Diário® – 28/09/23

Pânico Tônico Clônico 1/

Original indisponível (pois já pertence a alguém)

Algo de insólito derramou-se sobre os dias de hoje e de ontem.

Tive uma sessão de terapia radical, concluída com meu corpo estirado na cama, os olhos querendo se fechar num cansaço atávico, melado. Em seguida passei pelas questões novamente com o Roger e fomos ainda um pouco além – a fragilidade desse meu feminino-vítima patologizado, como é impossível dissociar-me totalmente dele tendo não só um corpo definido como de mulher desde sempre, mas também identificando-me com ele, tomando suas dores e rédeas na busca constante da redenção dessa minha parcela ambígua e radical – a eterna feminina. Vejo-me de volta à turbulência da pesquisa do mestrado. Portas fechadas. Armadilhas.

É preciso estar atenta o tempo inteiro, alerta na luta pela sobrevivência, esperta para não perder por completo o acesso à calma, ou à fé. Como? Respirando? É preciso encarnar esse paradoxo o tempo inteiro, ser sempre algo e seu oposto. Isso é uma loucura. Isso cansa.

Ao final de um dia exausto, caiu a energia elétrica, o que me pareceu sincrônico e punitivo – eu o temia, com esse calor extremo. Temia tanto ficar sem, quanto o ser culpa minha pelo excesso do uso. Todavia, aconteceu.

Ficar do lado de fora da casa no dia mais quente desde quando, sempre? Últimos anos? O que já vivi, certamente. Tomar uma brisa, ver a lua. Dormitar na cadeira de área, ser picada. Roger estava fazendo pão, encerrou o processo no meio.

Começou uma tempestade, muito vento, alguns pingos de chuva, ao longe um incêndio gigantesco (criminso, muito provavelmente, ou fruto de um relâmpago aliado à seca). Um rápido desespero pela Grumixama não estar em casa, ela fica apavorada nessas situações. Rezei o mantra da minha avó – oyashikiri, oyashikiri -, ela se materializou ofegante na dispensa (a gata, não minha avó). Agradeci.

Muito medo. Medo do aquecimento global, do fim dos tempos, de não termos mais tempo. Uma estranha certeza de que a luz não voltará até amanhã, quiçá nunca mais, que passaremos a noite em absoluto desconforto. Mas instalei novamente o tule na janela do quarto, que pernoitou aberta pela primeira vez em dois anos (após a mesma gata destruí-lo, em seguida a essa única noite de uso).

Sinto que precisei viver isso, um pífio rito de passagem, nada demais, mas tingido de tom calamitoso.

Hoje a luz voltou às 10 da manhã, confirmando minha primeira teoria, desbancando a segunda e me inundando com um otimismo descabido e com a necessidade de dançar com o vento, conduzindo-o de um lado a outro da varanda. Parecia estar possuída por outra força – não física, pois estirei um músculo da perna ao carregar uma cadeira e pisar em falso calçando um tamanco, e ademais sou meio desengonçada em meus passos de dança mais ousados (como esse pas-de-deux com a cadeira – ou melhor, faux pas).
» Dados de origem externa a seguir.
class CalvinHeld(C.Structure):
    _fields_ = [("n", C.c_uint64), ("keys", C.c_void_p), ("acctype", C.c_void_p)]


class SelectOut(C.Structure):
    _fields_ = [
        ("cap_txn", C.c_uint64),
        ("cap_nnz", C.c_uint64),
        ("txn_base", C.c_uint64),
        ("nnz_base", C.c_uint64),
        ("offsets", C.c_void_p),
        ("keys", C.c_void_p),
        ("acctype", C.c_void_p),
        ("start_tn", C.c_void_p),
        ("finish_tn", C.c_void_p),
        ("order", C.c_void_p),
        ("src", C.c_void_p),
    ]


class WaitdieCarryArgs(C.Structure):
    _fields_ = [
        ("batch", C.POINTER(Batch)),
        ("ts", C.c_void_p),
        ("rc", C.c_void_p),
        ("pos", C.c_void_p),
        ("revive", C.c_void_p),
        ("src_in", C.c_void_p),
        ("fresh", C.POINTER(Batch)),
        ("fresh_ts", C.c_void_p),
        ("fresh_src_base", C.c_uint32),
        ("out", C.POINTER(SelectOut)),
        ("out_ts", C.c_void_p),
        ("out_rc", C.c_void_p),
        ("out_pos", C.c_void_p),
    ]


class AbortqParams(C.Structure):
    _fields_ = [
        ("cap_txn", C.c_uint64),
        ("cap_nnz", C.c_uint64),
        ("penalty", C.c_uint64),
        ("penalty_max", C.c_uint64),
        ("policy", C.c_uint32),
        ("flags", C.c_uint32),
    ]


class LocktabParams(C.Structure):
    _fields_ = [("cap_rows", C.c_uint64), ("flags", C.c_uint32), ("reserved", C.c_uint32)]


class Stats(C.Structure):
    _fields_ = [
        ("rounds", C.c_uint32),
        ("n_shards", C.c_uint32),
        ("n_commit", C.c_uint64),
        ("n_abort", C.c_uint64),
        ("n_readonly", C.c_uint64),
        ("nnz_w", C.c_uint64),
        ("alg_bytes", C.c_uint64),
        ("device_ms", C.c_double),
        ("total_ms", C.c_double),
        ("phase_ms", C.c_double * 4),
        ("phase_bytes", C.c_uint64 * 4),
        ("peel_prefix", C.c_uint64),
        ("n_survivors", C.c_uint64),
        ("fallback", C.c_uint32),
        ("fin_where", C.c_uint32),
    ]

    def as_dict(self) -> dict:
        out = {}
        for name, _ in self._fields_:
            v = getattr(self, name)
            out[name] = list(v) if name.startswith("phase_") else v
        return out


class YcsbParams(C.Structure):
    _fields_ = [
        ("n_txn", C.c_uint64),
        ("req_per_query", C.c_uint32),
        ("part_cnt", C.c_uint32),
        ("table_size", C.c_uint64),
        ("zipf_theta", C.c_double),
        ("txn_write_perc", C.c_double),
        ("tup_write_perc", C.c_double),
        ("part_per_txn", C.c_uint32),
        ("strict_ppt", C.c_uint32),
        ("first_part_local", C.c_uint32),
        ("chunk_txns", C.c_uint32),
        ("seed", C.c_uint64),
        ("n_threads", C.c_uint32),
        ("reserved", C.c_uint32),
    ]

Tentei todavia equilibrar-me e soprar junto a essa ventania.

Hoje então ventou muito, o dia inteiro, inspirando a leitura intermitente, mas até ao final, de Escute as Feras, da Nastassja Martin – cortada por sonecas na varanda, golpes de vento na cara, alerta, pegar roupas no varal, assistir a qualquer coisa na tevê com o Rogê. Algo em mim segue eriçado, guiado por essa selvageria antes literal do que simbólica, mas incontestável, incontornável. “Vi o mundo demasiado alter do bicho; o mundo demasiado humano dos hospitais. Perdi meu lugar, procuro um entremeio. Um lugar onde me reconstituir”. De novo penso no mestrado, no Arlindo, que me disse, após presenciar um ataque de pânico que não consegui esconder, quase que exatamente isso, quase que nas mesmas palavras (como mencionado aqui, no texto “Envelhecer”).

Hoje não liguei o ar nem o vento o dia inteiro, nem o computador (só o celular. Só acompanhei o Roger no escritório. Só o acompanhei vendo tevê. Truques). A janela do quarto segue aberta, assim como a cortina, o sol atinge meu corpo e não me fustiga, como esperava. Não sei se por conta da fumaça do incêndio, que o filtra, mas creio que sim, pois ele então pôs-se vermelho. O vento me refresca e põe de cabelos em pé, chacoalhando a casa inteira.

Não consigo decifrar os acontecimentos, seus significados, sintomas. Estou em um estado de torpor alerta, como que mesmerizada. Agora escrevo.